The drop impact energy can be varied by changing the falling height of the drop hammer as well as its mass. The energy absorption power of the CGFB samples under different impact energy is demonstrated in this section. Taking the CGFB sample which is 80 wt% in solid concentration and 80 mm in height and cured for 28 day as an example, the evolution of its energy absorption power versus the impact energy is presented in Fig. 7. It can be discovered form Fig. 7 that, the energy absorption power of the CGFB increases with the increase in the impact energy, and the relation between them can be approximately represented by a quadratic function as follows (with the correlation coefficient (R) of 0.9987):

$${\text{y}} = - 2.9941x^{2} + 131.11{\text{x}} - 1273.1$$

(11)

where, y is the energy absorption power of the CGFB, and x is the impact energy.

Fig. 7

Evolution of the energy absorption power of the CGFB versus impact energy

A possible prediction can be made that, there exists a certain critical value for the impact energy, corresponding to the maximum energy absorption power of the CGFB. Hereafter, if the impact energy continues to increase, the energy absorption power for the CGFB will gradually decrease.

4 Conclusions

1. 1.

   From the perspective of energy transfer, the moderating effect of backfilled materials (e.g., CGFB in the present study) on rock bursts is discussed.
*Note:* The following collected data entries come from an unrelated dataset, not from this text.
airslam_amd/csrc/kernels_lgblockf.hip:

```cpp
#include "common.h"
#include "kernels.h"
#ifdef LF_TIMING
__device__ unsigned long long lf_dbg[32];
#define LF_T(i) { const long long now_ = wall_clock64(); if (L.wave == 0 && L.lane == 0) atomicAdd(&lf_dbg[L.tb + i], (unsigned long long)(now_ - tp_)); tp_ = now_; }
extern "C" void airfe_dbg_lf(unsigned long long* out, int reset) {
  if (reset) { unsigned long long z[32] = {}; (void)hipMemcpyToSymbol(HIP_SYMBOL(lf_dbg), z, sizeof(z)); }
  else (void)hipMemcpyFromSymbol(out, HIP_SYMBOL(lf_dbg), 32 * sizeof(unsigned long long));
}
#else
#define LF_T(i)
#endif
#ifdef LF_TIMING2
__device__ unsigned long long lf2_dbg[16];
extern "C" void airfe_dbg_lf2(unsigned long long* out, int reset) {
  if (reset) { unsigned long long z[16] = {}; (void)hipMemcpyToSymbol(HIP_SYMBOL(lf2_dbg), z, sizeof(z)); }
  else (void)hipMemcpyFromSymbol(out, HIP_SYMBOL(lf2_dbg), 16 * sizeof(unsigned long long));
}
#define LF2_NOW(v) { __builtin_amdgcn_sched_barrier(0); v = __builtin_readcyclecounter(); __builtin_amdgcn_sched_barrier(0); }
#endif

namespace airfe {

constexpr int LF_R0 = 0, LF_R1 = 65536, LF_ST = 131072;
constexpr int LF_LDS = LF_ST + 8 * 128 * 8;
// ... 118 lines not shown
      }
    };
    constexpr int AHEAD = (NT == 4 ? 4 : 8) / (NMT > 2 ? 2 : 1);
#pragma unroll
    for (int d = 1; d <= AHEAD; ++d)
      if (d <= nslab) fetch(d, ring[d - 1]);
    __builtin_amdgcn_sched_barrier(0);
#pragma unroll
    for (int s = 0; s < 8; ++s) {
      if (s < nslab) {
        hook(s);
        __builtin_amdgcn_sched_barrier(0);
#pragma unroll
        for (int h = 0; h < 2; ++h) {
          const int boff = (((s * 8 + h * 4 + g) ^ l15) << 4);
          typename P::vec8 bf[NMT];
#pragma unroll
          for (int j = 0; j < NMT; ++j) bf[j] = lds_frag<P>(brow, boff + j * 16 * pitch);
#pragma unroll
          for (int t = 0; t < NT; ++t)
#pragma unroll
            for (int j = 0; j < NMT; ++j) {
              if constexpr (SWAP) acc[t][j] = P::mfma(bf[j], cur[t][h], acc[t][j]);
              else acc[t][j] = P::mfma(cur[t][h], bf[j], acc[t][j]);
            }
        }
#pragma unroll
        for (int t = 0; t < NT; ++t) {
          cur[t][0] = ring[s % AHEAD][t][0];
          cur[t][1] = ring[s % AHEAD][t][1];
        }
        if (s + 1 + AHEAD <= nslab) fetch(s + 1 + AHEAD, ring[s % AHEAD]);
        __builtin_amdgcn_sched_barrier(0);
      }
    }
    return;
  }
  typename P::vec8 nxt[NT][2];
#ifdef LF_NOLDS
  typename P::vec8 bf0[4];
#pragma unroll
  for (int j = 0; j < 4; ++j) bf0[j] = lds_frag<P>(brow, ((g ^ l15) << 4) + j * 16 * pitch);
#endif
#ifdef LF_TIMING2
  [[maybe_unused]] unsigned long long q0 = 0, q1 = 0, q2 = 0, q3 = 0, q4 = 0, q5 = 0, q6 = 0;
  [[maybe_unused]] unsigned long long a_pref = 0, a_vm = 0, a_rd = 0, a_lgkm = 0, a_mma = 0, a_mov = 0, a_trips = 0;
#endif
#pragma unroll 1
  for (int s = 0; s < nslab; ++s) {
#ifdef LF_TIMING2
    if constexpr (TIMED) LF2_NOW(q0)
#endif
    const bool last = s + 1 == nslab;
    const char* p0 = last ? n0 : w0 + (s + 1) * LF_SS;
    const char* p1 = last ? n1 : w1 + (s + 1) * LF_SS;
#ifdef LF_NOWEIGHTS
    if (true) {
      (void)p0; (void)p1;
#pragma unroll
      for (int t = 0; t < NT; ++t) {
        nxt[t][0] = cur[t][0];
        nxt[t][1] = cur[t][1];
      }
    } else
#endif
    if constexpr (TS == TSN) {
#pragma unroll
      for (int t = 0; t < NT; ++t) {
        nxt[t][0] = lf_ldg<P>(p0 + t * TS);
        nxt[t][1] = lf_ldg<P>(p1 + t * TS);
      }
    } else {
      const int ts = last ? TSN : TS;
#pragma unroll
      for (int t = 0; t < NT; ++t) {
        nxt[t][0] = lf_ldg<P>(p0 + t * ts);
        nxt[t][1] = lf_ldg<P>(p1 + t * ts);
      }
    }
    hook(s);
    __builtin_amdgcn_sched_barrier(0);
#ifdef LF_TIMING2
    if constexpr (TIMED) {
      LF2_NOW(q1)
      asm volatile("s_waitcnt vmcnt(%0)" ::"n"(2 * NT) : "memory");
      LF2_NOW(q2)
      a_pref += q1 - q0; a_vm += q2 - q1;
    }
#endif
#pragma unroll
    for (int h = 0; h < 2; ++h) {
      const int boff = (((s * 8 + h * 4 + g) ^ l15) << 4);
#pragma unroll
      for (int mb = 0; mb < NMT; mb += 4) {
#ifdef LF_TIMING2
        if constexpr (TIMED) LF2_NOW(q3)
#endif
        typename P::vec8 bf[4];
#ifdef LF_NOLDS
        (void)boff;
#pragma unroll
        for (int j = 0; j < 4; ++j) bf[j] = bf0[j];
#else
#pragma unroll
        for (int j = 0; j < 4; ++j)
          if (mb + j < NMT) bf[j] = lds_frag<P>(brow, boff + (mb + j) * 16 * pitch);
#endif
#ifdef LF_TIMING2
        if constexpr (TIMED) {
          LF2_NOW(q4)
          asm volatile("s_waitcnt lgkmcnt(0)" ::: "memory");
          LF2_NOW(q5)
        }
#endif
#pragma unroll
        for (int t = 0; t < NT; ++t)
#pragma unroll
          for (int j = 0; j < 4; ++j)
            if (mb + j < NMT) {
              if constexpr (SWAP) acc[t][mb + j] = P::mfma(bf[j], cur[t][h], acc[t][mb + j]);
              else acc[t][mb + j] = P::mfma(cur[t][h], bf[j], acc[t][mb + j]);
            }
#ifdef LF_TIMING2
        if constexpr (TIMED) {
          LF2_NOW(q6)
          a_rd += q4 - q3; a_lgkm += q5 - q4; a_mma += q6 - q5;
        }
#endif
      }
    }
#pragma unroll
    for (int t = 0; t < NT; ++t) {
      cur[t][0] = nxt[t][0];
      cur[t][1] = nxt[t][1];
    }
#ifdef LF_TIMING2
    if constexpr (TIMED) {
      LF2_NOW(q1)
      a_mov += q1 - q6; a_trips += 1;
    }
#endif
  }
#ifdef LF_TIMING2
  if constexpr (TIMED) {
    if ((threadIdx.x & 63) == 0) {
      atomicAdd(&lf2_dbg[0], a_pref); atomicAdd(&lf2_dbg[1], a_vm); atomicAdd(&lf2_dbg[2], a_rd); atomicAdd(&lf2_dbg[3], a_lgkm); atomicAdd(&lf2_dbg[4], a_mma);
      atomicAdd(&lf2_dbg[5], a_mov); atomicAdd(&lf2_dbg[6], a_trips); atomicAdd(&lf2_dbg[7], (unsigned long long)(2 * ((NMT + 3) / 4)) * a_trips);
      atomicAdd(&lf2_dbg[8], (unsigned long long)(2 * NT * NMT) * a_trips);
    }
  }
#endif
}

struct LfLane {
  int lane, wave, l15, g, wf, cb, tp, fo0, fo1;
#ifdef LF_TIMING
  int tb;
#endif
  const char *wob, *w1b, *w2b;
};
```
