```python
SIGNATURES = {
    "crbm_create": (_I32, [ctypes.POINTER(CrbmConfig), ctypes.POINTER(_H)]),
    "crbm_precompile": (_I32, [ctypes.POINTER(CrbmConfig)]),
    "crbm_destroy": (_I32, [_H]),
    "crbm_last_error": (ctypes.c_char_p, [_H]),
    "crbm_abi_version": (_I32, []),
    "crbm_device_count": (_I32, []),
    "crbm_set_params": (_I32, [_H, _F, _F, _F]),
    "crbm_get_params": (_I32, [_H, _F, _F, _F]),
    "crbm_set_velocities": (_I32, [_H, _F, _F, _F]),
    "crbm_get_velocities": (_I32, [_H, _F, _F, _F]),
    "crbm_set_fantasy": (_I32, [_H, _F, _F]),
    "crbm_get_fantasy": (_I32, [_H, _F, _F]),
    "crbm_get_fantasy_visible": (_I32, [_H, _F]),
    "crbm_set_rng": (_I32, [_H, _U64, _U32, _U32]),
    "crbm_get_rng": (_I32, [_H, ctypes.POINTER(_U64), ctypes.POINTER(_U32), ctypes.POINTER(_U32)]),
    "crbm_set_shard": (_I32, [_H, _U32]),
    "crbm_train_step": (_I32, [_H, _F, _I32, _I32]),
    "crbm_dataset_upload": (_I32, [_H, _F, _I32, _I32]),
    "crbm_dataset_upload_codes": (_I32, [_H, _U8P, _I32, _I32]),
    "crbm_dataset_select": (_I32, [_H, _I32]),
    "crbm_train_step_resident": (_I32, [_H, _I32, _I32]),
    "crbm_train_epoch_resident": (_I32, [_H, _I32]),
    "crbm_train_epoch_sharded": (_I32, [_H, _I32, _I32, _I32]),
    "crbm_gibbs_steps": (_I32, [_H, _I32]),
    "crbm_gibbs_steps_async": (_I32, [_H, _I32]),
    "crbm_sync": (_I32, [_H]),
    "crbm_wait_idle": (_I32, [_H]),
    "crbm_time_gibbs": (_I32, [_H, _I32, _I32, _F]),
    "crbm_time_train": (_I32, [_H, _I32, _I32, _I32, _F]),
    "crbm_h_given_v": (_I32, [_H, _F, _I32, _I32, _I32, _U32, _F, _F, _F]),
    "crbm_v_given_h": (_I32, [_H, _F, _F, _I32, _I32, _U32, _F, _F, _F]),
    "crbm_hit_probs": (_I32, [_H, _F, _I32, _I32, _F]),
    "crbm_free_energy": (_I32, [_H, _F, _I32, _I32, _F]),
    "crbm_free_energy_per_motif": (_I32, [_H, _F, _I32, _I32, _F]),
    "crbm_eval_data": (_I32, [_H, _F, _I32, _I32, _F, _F]),
    "crbm_eval_params": (_I32, [_H, _F, _F, _F]),
    "crbm_hit_probs_codes": (_I32, [_H, _U8P, _I32, _I32, _F]),
    "crbm_hit_probs_resident": (_I32, [_H, _I32, _I32, _F]),
    "crbm_free_energy_codes": (_I32, [_H, _U8P, _I32, _I32, _F, _F]),
    "crbm_free_energy_resident": (_I32, [_H, _I32, _I32, _F, _F]),
    "crbm_eval_data_resident": (_I32, [_H, _I32, _I32, _F, _F]),
    "crbm_eval_epoch_resident": (_I32, [_H, _I32, ctypes.POINTER(ctypes.c_double), ctypes.POINTER(ctypes.c_double)]),
    "crbm_hit_summary": (_I32, [_H, _F, _I32, _I32, _F, _F, _F]),
    "crbm_hit_summary_codes": (_I32, [_H, _U8P, _I32, _I32, _F, _F, _F]),
    "crbm_hit_summary_resident": (_I32, [_H, _I32, _I32, _F, _F, _F]),
    "crbm_motif_sites": (_I32, [_H, _F, _I32, _I32] + _SITES_TAIL),
    "crbm_motif_sites_codes": (_I32, [_H, _U8P, _I32, _I32] + _SITES_TAIL),
    "crbm_motif_sites_resident": (_I32, [_H, _I32, _I32] + _SITES_TAIL),
    "crbm_scan_sites_codes": (_I32, [_H, _U8P, _I64, ctypes.c_float, _I64, _SITEP, _I64P]),
    "crbm_scan_histogram_codes": (_I32, [_H, _U8P, _I64, ctypes.c_float, ctypes.c_float, _I32, ctypes.POINTER(_U64), _I64P]),
    "crbm_variant_effects_codes": (_I32, [_H, _U8P, _I64, _I64, _I64P, _U8P, _F, _F, _I32P]),
    "crbm_mutagenesis": (_I32, [_H, _F, _I32, _I32, _F, _F]),
    "crbm_mutagenesis_codes": (_I32, [_H, _U8P, _I32, _I32, _F, _F]),
    "crbm_mutagenesis_resident": (_I32, [_H, _I32, _I32, _F, _F]),
    "crbm_ais": (_I32, [_H, _I32, _I32, _U32, _F, _I32, _I32, _I32, _F, _U64, _U8P, _F]),
    "crbm_comm_unique_id": (_I32, [_U8P]),
    "crbm_comm_init": (_I32, [_H, _U8P, _I32, _I32]),
    "crbm_comm_destroy": (_I32, [_H]),
    "crbm_comm_broadcast_state": (_I32, [_H, _I32]),
    "crbm_ipc_export": (_I32, [_H, _U8P]),
    "crbm_ipc_attach": (_I32, [_H, _U8P, _I32, _I32]),
    "crbm_ipc_detach": (_I32, [_H]),
    "crbm_ipc_status": (_I32, [_H, ctypes.POINTER(_I32)]),
    "crbm_sums_count": (_I32, [_H]),
    "crbm_train_local": (_I32, [_H, _F, _I32, _I32, _F]),
    "crbm_train_apply": (_I32, [_H, _F, _I32]),
    "crbm_time_allreduce": (_I32, [_H, _I32, _F]),
    "crbm_get_launch_info": (_I32, [_H, ctypes.POINTER(CrbmLaunchInfo)]),
    "crbm_copy_bandwidth": (_I32, [_H, ctypes.c_int64, _I32, _F]),
    "crbm_last_shader_clock": (_I32, [_H, _F]),
    "crbm_gibbs_state_bytes": (ctypes.c_int64, [_H]),
}

_lib = None


class CrbmLibraryError(RuntimeError):
    pass


def load():
    global _lib
    if _lib is not None:
        return _lib
    if not os.path.exists(LIB_PATH):
        raise CrbmLibraryError(
            "HIP extension not built: %s is missing. Run `python -m crbm_amd.csrc.build` "
            "(or __graft_entry__.build()). There is no CPU fallback." % LIB_PATH)
    lib = ctypes.CDLL(LIB_PATH)
    for name, (res, args) in SIGNATURES.items():
        fn = getattr(lib, name)
        fn.restype = res
        fn.argtypes = args
    if lib.crbm_abi_version() != ABI_VERSION:
        raise CrbmLibraryError("ABI version mismatch")
    _lib = lib
    return lib


def fptr(arr):
    if arr is None:
        return None
    assert arr.dtype == np.float32 and arr.flags["C_CONTIGUOUS"]
    return arr.ctypes.data_as(_F)


def as_f32(x):
    return np.ascontiguousarray(x, dtype=np.float32)
```

### crbm_amd/csrc/build.py

```python
import os
import subprocess
import sys
from concurrent.futures import ThreadPoolExecutor

HERE = os.path.dirname(os.path.abspath(__file__))
OBJ = os.path.join(HERE, "build")
LIB = os.path.join(HERE, "libcrbm_hip.so")
HIPCC = os.environ.get("HIPCC", "/opt/rocm/bin/hipcc")
ARCH = "gfx950"
FLAGS = ["--offload-arch=" + ARCH, "-O3", "-std=c++17", "-fPIC", "-ffp-contract=off",
         "-Wall", "-Wno-unused-function", "-Wno-unused-result"]
HEADERS = ["crbm_kernels.h", "crbm_kernels_generic.h", "crbm_layout.h", "crbm_jit.h", "crbm_plan.h", "crbm_sweep.h", os.path.join("..", "..", "include", "crbm_amd.h")]


def _newer(target, deps):
    if not os.path.exists(target):
        return True
    t = os.path.getmtime(target)
    return any(os.path.getmtime(d) > t for d in deps)


def _compile(job):
    src, obj, extra = job
    deps = [os.path.join(HERE, src), os.path.abspath(__file__)] + [os.path.join(HERE, h) for h in HEADERS]
    if not _newer(obj, deps):
        return obj, False
    cmd = [HIPCC] + FLAGS + extra + ["-c", os.path.join(HERE, src), "-o", obj]
    r = subprocess.run(cmd, capture_output=True, text=True)
    if r.returncode != 0:
        raise RuntimeError("hipcc failed: %s\n%s\n%s" % (" ".join(cmd), r.stdout, r.stderr))
    if r.stderr.strip():
        sys.stderr.write(r.stderr)
    return obj, True


def build(verbose=True, jobs=None):
    os.makedirs(OBJ, exist_ok=True)
    work = [("crbm_api.hip", os.path.join(OBJ, "crbm_api.o"), [])]
    jobs = jobs or min(8, os.cpu_count() or 4)
    with ThreadPoolExecutor(max_workers=jobs) as ex:
        results = list(ex.map(_compile, work))
    objs = [o for o, _ in results]
    if any(changed for _, changed in results) or _newer(LIB, objs):
        cmd = [HIPCC, "--offload-arch=" + ARCH, "-shared", "-fPIC", "-o", LIB] + objs + ["-L/opt/rocm/lib", "-lhiprtc", "-ldl"]
        r = subprocess.run(cmd, capture_output=True, text=True)
        if r.returncode != 0:
            raise RuntimeError("link failed: %s\n%s\n%s" % (" ".join(cmd), r.stdout, r.stderr))
        if verbose:
            print("built", LIB)
    elif verbose:
        print("up to date:", LIB)
    return LIB


def prune_cache(verbose=True):
    cache = os.path.join(HERE, "jit_cache")
    if not os.path.isdir(cache):
        return 0
    newest = max(os.path.getmtime(os.path.join(HERE, h)) for h in ("crbm_kernels.h", "crbm_layout.h", "crbm_jit.h"))
    gone = 0
    for f in os.listdir(cache):
        path = os.path.join(cache, f)
        if f.endswith((".hsaco", ".tmp")) and os.path.getmtime(path) < newest:
            os.unlink(path)
            gone += 1
    if verbose and gone:
        print("jit cache: removed %d stale code objects" % gone)
    return gone


def precompile(configs, verbose=True):
    import ctypes
    sys.path.insert(0, os.path.dirname(os.path.dirname(HERE)))
    from crbm_amd import _lib
    lib = _lib.load()
    for c in configs:
        cfg = _lib.CrbmConfig(num_motifs=c["num_motifs"], motif_length=c["motif_length"], input_dims=4,
                              doublestranded=int(c.get("doublestranded", 0)), batchsize=c.get("batchsize", 20),
                              cd_k=1, pooling=c.get("pooling", 1), fantasy_hidden_len=c.get("fantasy_hidden_len", 200),
                              learning_rate=0.1, momentum=0.9, rho=0.01, lambda_rate=0.1, seed=0, device=0, reserved=0)
        rc = lib.crbm_precompile(ctypes.byref(cfg))
        if rc != 0:
            raise RuntimeError("precompile failed for %s: %s" % (c, lib.crbm_last_error(None).decode()))
        if verbose:
            print("jit cache ready:", c)


if __name__ == "__main__":
    build()
```

### crbm_amd/csrc/crbm_api.hip

```cpp
#define CRBM_DEFINE_MISC_KERNELS
#include "crbm_kernels.h"
#include "crbm_jit.h"
#include "crbm_plan.h"
#include "crbm_sweep.h"
#include "../../include/crbm_amd.h"

#include <dlfcn.h>
#include <rccl/rccl.h>

#include <algorithm>
#include <chrono>
#include <condition_variable>
#include <deque>
#include <mutex>
#include <thread>
#include <climits>
#include <cmath>
#include <cstdio>
#include <cstdlib>
#include <cstring>
#include <string>
#include <vector>

using namespace crbm;
// ... 91 lines not shown
};

struct crbm_handle {
  crbm_config cfg;
  int K = 0, M = 0, ds = 0, NW = 0, KAM = 0;
  int A = 4;
  int Lf = 0, Lv = 0, B = 0;
  int device = 0, num_cu = 256;
  hipStream_t stream = nullptr;
  hipStream_t stream2 = nullptr;
  hipEvent_t ev0 = nullptr, ev1 = nullptr, ev_fork = nullptr, ev_join = nullptr;
  bool overlap = false;
  LaunchPlan plan;
  bool big() const { return plan.big; }
  const ModelShape& ms() const { return plan.ms; }
  JitKernels jk;
  float* d_tables = nullptr;
  float* d_tf_solo = nullptr;
  bool tables_dirty = true;
  uint64_t params_version = 1, tf_solo_version = 0;
  float *dW = nullptr, *db = nullptr, *dc = nullptr, *dvW = nullptr, *dvb = nullptr, *dvc = nullptr;
  float *dW2 = nullptr, *db2 = nullptr, *dc2 = nullptr, *dvW2 = nullptr, *dvb2 = nullptr, *dvc2 = nullptr;
  uint32_t *d_hm = nullptr, *d_hmp = nullptr, *d_vf = nullptr;
  uint32_t* d_flags = nullptr;
  unsigned long long* d_ones = nullptr;
  DevBuf<float> stage, stage2, out_a, out_b, out_c;
  DevBuf<uint32_t> letters, letters2, masks_tmp;
  DevBuf<float> out_a2, out_b2;
  DevBuf<uint32_t> dataset[CRBM_DATASET_SLOTS];
  DevBuf<float> partials, partials2;
  DevBuf<unsigned long long> eval_ones;
  struct SetBufs {
    DevBuf<SiteRec> site_recs;
    DevBuf<unsigned long long> site_count, site_keys;
    DevBuf<float> mut_df, mut_pll;
    DevBuf<uint32_t> mut_rows;
    DevBuf<unsigned long long> scan_valid, scan_off;
    DevBuf<unsigned short> scan_lanes;
    DevBuf<uint32_t> scan_tiles;
    DevBuf<int32_t> var_windows;
  } set_bufs[2];
  int mut_route = 0;
  DevBuf<float> ais_betas, ais_base, ais_logw;
  DevBuf<uint8_t> ais_state;
  DevBuf<unsigned long long> hist;
  float* d_sums = nullptr;
  int dataset_n[CRBM_DATASET_SLOTS] = {0, 0}, dataset_L[CRBM_DATASET_SLOTS] = {0, 0};
  int slot = 0;
  uint64_t seed = 0;
  uint32_t gibbs_step = 0, eval_step = 0, chain_offset = 0;
  int LWs = 0;
  hipStream_t part_stream[4] = {nullptr, nullptr, nullptr, nullptr};
  PartWorker* part_worker[4] = {nullptr, nullptr, nullptr, nullptr};
  hipEvent_t part_done[4] = {nullptr, nullptr, nullptr, nullptr};
  hipEvent_t ev_parts_fork = nullptr;
  bool forked = false;
  bool main_idle_hint = false;
  double part_launch_us = 0.0;
  hipEvent_t ev_cal0 = nullptr, ev_cal1 = nullptr;
  bool cal_pending = false;
  int wall_khz = 100000;
  int variant = 1;
  int topdown_mode = 0;
  uint32_t* d_nset = nullptr;
  int nset_slots = 0;
  uint32_t launches_since_read = 0;
  double activity = -1.0;
  int stats_rows = 0;
  bool fuse_stats = false;
  bool one_launch = true;
  SumsLayout sl;
  ncclComm_t comm = nullptr;
  int nranks = 1, rank = 0;
  float* ipc_buf = nullptr;
  void* ipc_peer[IPC_MAX_RANKS] = {};
  int ipc_stride = 0;
  bool ipc_on = false;
  uint32_t ipc_step = 0;
  bool ipc_published = false;
  uint32_t* d_ticket = nullptr;
  unsigned long long* d_probe = nullptr;
  unsigned long long probe_base[2] = {0, 0}, probe_last[2] = {0, 0};
  bool probe_on = false;
  unsigned long long* d_timeline = nullptr;
  int timeline_cap = 0, timeline_next = 0;
  unsigned long long ipc_timeout_ticks = 0;
  SlabModel slab;
  float* d_slab_tables = nullptr;
  int slab_n = 0;
  bool slab_hgv = false;
  uint64_t slab_tables_version = 0;
  std::string slab_note;
  std::string err;
};

namespace {

int fail(crbm_handle* h, int code, const std::string& msg) {
  if (h) h->err = msg; else g_create_error = msg;
  return code;
}

#define HIPCHK(expr)                                                                         \
  do {                                                                                       \
    hipError_t e__ = (expr);                                                                 \
    if (e__ != hipSuccess)                                                                   \
      return fail(h, CRBM_ERR_HIP, std::string(#expr) + ": " + hipGetErrorString(e__));      \
  } while (0)

#define ARGCHK(cond, msg)                                 \
  do {                                                    \
    if (!(cond)) return fail(h, CRBM_ERR_INVALID, msg);   \
  } while (0)

RngView rng_view(const crbm_handle* h, uint32_t step, uint32_t seq_offset) {
  RngView r;
  r.seed_lo = (uint32_t)(h->seed & 0xffffffffu);
  r.seed_hi = (uint32_t)(h->seed >> 32);
  r.step = step;
  r.seq_offset = seq_offset;
  return r;
}

int tab_bytes(const ModelShape& ms) { return ms.TAB * 4; }

int lw(const crbm_handle* h, int L) { return letter_words_any(h->A, L); }

int ensure_tables(crbm_handle* h) {
  if (!h->tables_dirty || h->big()) return CRBM_OK;
  TablesArgs t;
  t.W = h->dW; t.b = h->db; t.c = h->dc; t.out = h->d_tables;
  const unsigned grid = (unsigned)std::max(1, std::min((h->ms().TABLES_ALL + 255) / 256, h->num_cu * 4));
  HIPCHK(jit_launch(h->jk.build_tables, t, grid, 1, 256, 0, h->stream));
  h->tables_dirty = false;
  h->main_idle_hint = false;
  return CRBM_OK;
}

int ensure_solo_table(crbm_handle* h) {
  if (h->plan.GS == h->plan.G || h->tf_solo_version == h->params_version) return CRBM_OK;
  TablesArgs t;
  t.W = h->dW; t.b = h->db; t.c = h->dc; t.out = h->d_tf_solo;
  const unsigned grid = (unsigned)std::max(1, std::min((h->plan.ms_solo.TAB + 255) / 256, h->num_cu * 4));
  HIPCHK(jit_launch(h->jk.build_gather_solo, t, grid, 1, 256, 0, h->stream));
  h->tf_solo_version = h->params_version;
  h->main_idle_hint = false;
  return CRBM_OK;
}

BigModel big_model(const crbm_handle* h) {
  BigModel m;
  m.W = h->dW; m.b = h->db; m.c = h->dc;
  m.K = h->K; m.M = h->M; m.ds = h->ds; m.NW = h->NW; m.A = h->A;
  return m;
}

constexpr int SLAB_FALLBACK = -1000;
bool slab_fe_on(const crbm_handle* h) { return h->slab.K && tab_bytes(h->slab.ms) <= 160 * 1024 && env_int("CRBM_SLAB_FE", 1) != 0; }
int slab_launch_hgv(crbm_handle* h, const uint32_t* d_letters, int n, int L, int mode, unsigned long long* ones, uint32_t* masks,
                    uint32_t kind, uint32_t step, uint32_t seq_offset, hipStream_t st);
int slab_launch_stats(crbm_handle* h, const uint32_t* d_letters, int n, int L, bool data_half, hipStream_t st, ReduceArgs* reduce);
int slab_launch_fe(crbm_handle* h, const uint32_t* rows, int n, int L, float* fe, float* fem, DevBuf<float>* scratch, hipStream_t st);
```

A drop hammer test device is employed to conduct the dynamic impact experiments on various CGFB samples which have different dimensions and mix proportions and cured for different time. This test device can measure the acoustic energy loss generated in the process of impact. Therefore, the impact energy absorption power of the CGFB can be accurately measured.

2. 2.

   It is found out that the higher the solid concentration of the CGFB is, the greater the energy absorption power of the CGFB is. Consequently, in practical prevention of rock bursts, it is more favorable to utilize the backfill materials with higher solids content to fill the mined-out voids.

3. 3.

   The energy absorption power of the CGFB increases with the increase of its dimension. Thus in the prevention of rock bursts, it is better to fill the mined-out areas as full as possible.

4. 4.

   In terms of the relationship between the impact energy absorption power of the CGFB and the impact energy, there is a critical value for the impact energy. When the impact energy is less than this value, the energy absorption power of the CGFB increases with increasing the impact energy. While if the impact energy is higher than the critical value, the increase of the impact energy leads to the decrease of the energy absorption power of the CGFB.